Some fluids are meant for sharing.
And according to videos I've seen on the internet, on a city bus even!
My last job (admittedly, part time 25 hours per week) had no sick time. My boss would throw a fit when I asked for time off to recuperate/get better quicker. Ironically, I worked delivering pizzas.
I absolutely refuse to shake hands with someone who sneezes or coughs into their hands....and I'm amazed when these folks take it as some kind sleight when I won't.
dogbreath wrote:
Aww, someone is scared of bacteria! Adorable.
If puking and E36 M3ting your guts out is your idea of a good time, maybe you should be in some of those movies Corey's talking about.
As long as companies and bosses stygmatize and punish workers for going home sick, and reward workers for coming to work sick, nothing will change.
From stock piling sick leave for retirement to bonuses for people who take no sick leave in a year. Everything is stacked in favor of coming to work sick.
The problem is the people who go out sick are the people who think it's ok to sneeze. cough vomit ect on other people. (yes I have been thrown up on, three times by people who were sober) Turn away from people, cover your mouth, or atleast put a plastic bag over over your head and keep your germs to yourself. there is a
As long as companies and bosses stygmatize and punish workers for going home sick, and reward workers for coming to work sick, nothing will change.
From stock piling sick leave for retirement to bonuses for people who take no sick leave in a year. Everything is stacked in favor of coming to work sick.

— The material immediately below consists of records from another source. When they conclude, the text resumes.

@@ -345,19 +344,65 @@
         }
         return mine;
     }
+
+    static NXC_DEV void refill_take(bool served, const double (&t)[8], double (&s)[8])
+    {
+        if (served) {
+#pragma unroll
+            for (int c = 0; c < 8; c++) s[c] = t[c];
+        }
+    }
+
+    NXC_DEV long long refill(bool need, int stage_off, double (&s)[8])
+    {
+        long long id = -1;
+        return refill_issue(need, stage_off, s, id) ? id : -1;
+    }
 };
+
+struct ImageSlot {
+    float f[5] = {0.f, 0.f, 0.f, 0.f, 0.f};
+    int pix = -1;
+    double rv = 0.0, fw = 0.0;
+};
+
+template <int IMAGE>
+NXC_DEV void image_slot_settle(const ImageSlot &v)
+{
+    if (IMAGE == 2)
+        asm volatile("" :: "v"(v.f[0]), "v"(v.f[1]), "v"(v.f[2]), "v"(v.f[3]), "v"(v.f[4]));
+    else
+        asm volatile("" :: "v"(v.pix), "v"(v.rv), "v"(v.fw));
+}
+
+template <int IMAGE>
+NXC_DEV bool image_pop_issue(ImageQueue &queue, int imgq_off, ImageSlot &v)
+{
+    if (IMAGE == 2) return queue.pop_sample_issue(imgq_off, v.f);
+    return queue.pop(imgq_off, v.pix, v.rv, v.fw);
+}
+
+template <int IMAGE>
+NXC_DEV bool image_pop_finish(bool ok, const ImageSlot &v, const ImageRegs &IR, int &p, double &rv,
+                              double &fw, unsigned long long &nonfinite)
+{
+    if (IMAGE == 2) {
+        if (ok) p = image_locate_core(lds_header().G, IR, (double)v.f[0], (double)v.f[1],
+                                      (double)v.f[2], (double)v.f[3], (double)v.f[4], rv, fw,
+                                      nonfinite);
+        return ok && p >= 0;
+    }
+    if (ok) { p = v.pix; rv = v.rv; fw = v.fw; }
+    return ok;
+}
 
 template <int IMAGE>
 NXC_DEV bool image_pop(ImageQueue &queue, int imgq_off, const ImageRegs &IR, int &p, double &rv,
                        double &fw, unsigned long long &nonfinite)
 {
-    if (IMAGE == 2) {
-        double x = 0, y = 0, z = 0, vy = 0, frac = 0;
-        const bool ok = queue.pop_sample(imgq_off, x, y, z, vy, frac);
-        if (ok) p = image_locate_core(lds_header().G, IR, x, y, z, vy, frac, rv, fw, nonfinite);
-        return ok && p >= 0;
-    }
-    return queue.pop(imgq_off, p, rv, fw);
+    ImageSlot v;
+    const bool ok = image_pop_issue<IMAGE>(queue, imgq_off, v);
+    return image_pop_finish<IMAGE>(ok, v, IR, p, rv, fw, nonfinite);
 }
 
 template <int IMAGE, bool BOUNCE, bool FULL, bool NBODY = false, int ROWS = 0, bool STREAMED = false>
@@ -388,68 +433,87 @@
     const int wave_off = (int)((stage_bytes + 31) & ~31ll) +
                          (threadIdx.x >> 6) * (ROWS ? NXC_WAVE_LDS_BYTES_ROWS : NXC_WAVE_LDS_BYTES);
     const int stage_off = wave_off, imgq_off = wave_off + NXC_WAVE_STAGE_BYTES;
-    bool has = false, fresh = false;
+    bool has = false;
     long long id = -1, row0 = 0, nrow = 0;
     double lossfrac = 0.0;
     unsigned my_overrun = 0, my_trips = 0;
     int k = 0, nbounce = 0;
     const int n_it = n_iter > 0x7fffffffll ? 0x7fffffff : (int)n_iter;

Agreed. See my OP. I'm talking about motherberkeleyers with nothing better to do coming into my shop where I work on a freaking Tuesday (i.e., they have no job, or are not working that day,) sounding like their berkeleying tuberculosis ridden ass is on death's-door.
Vomit on them. When they retract in shock , shrug and say something flippant like, "You blew snot on me. I thought you'd be OK with this." Eventually, word will spread. It has too.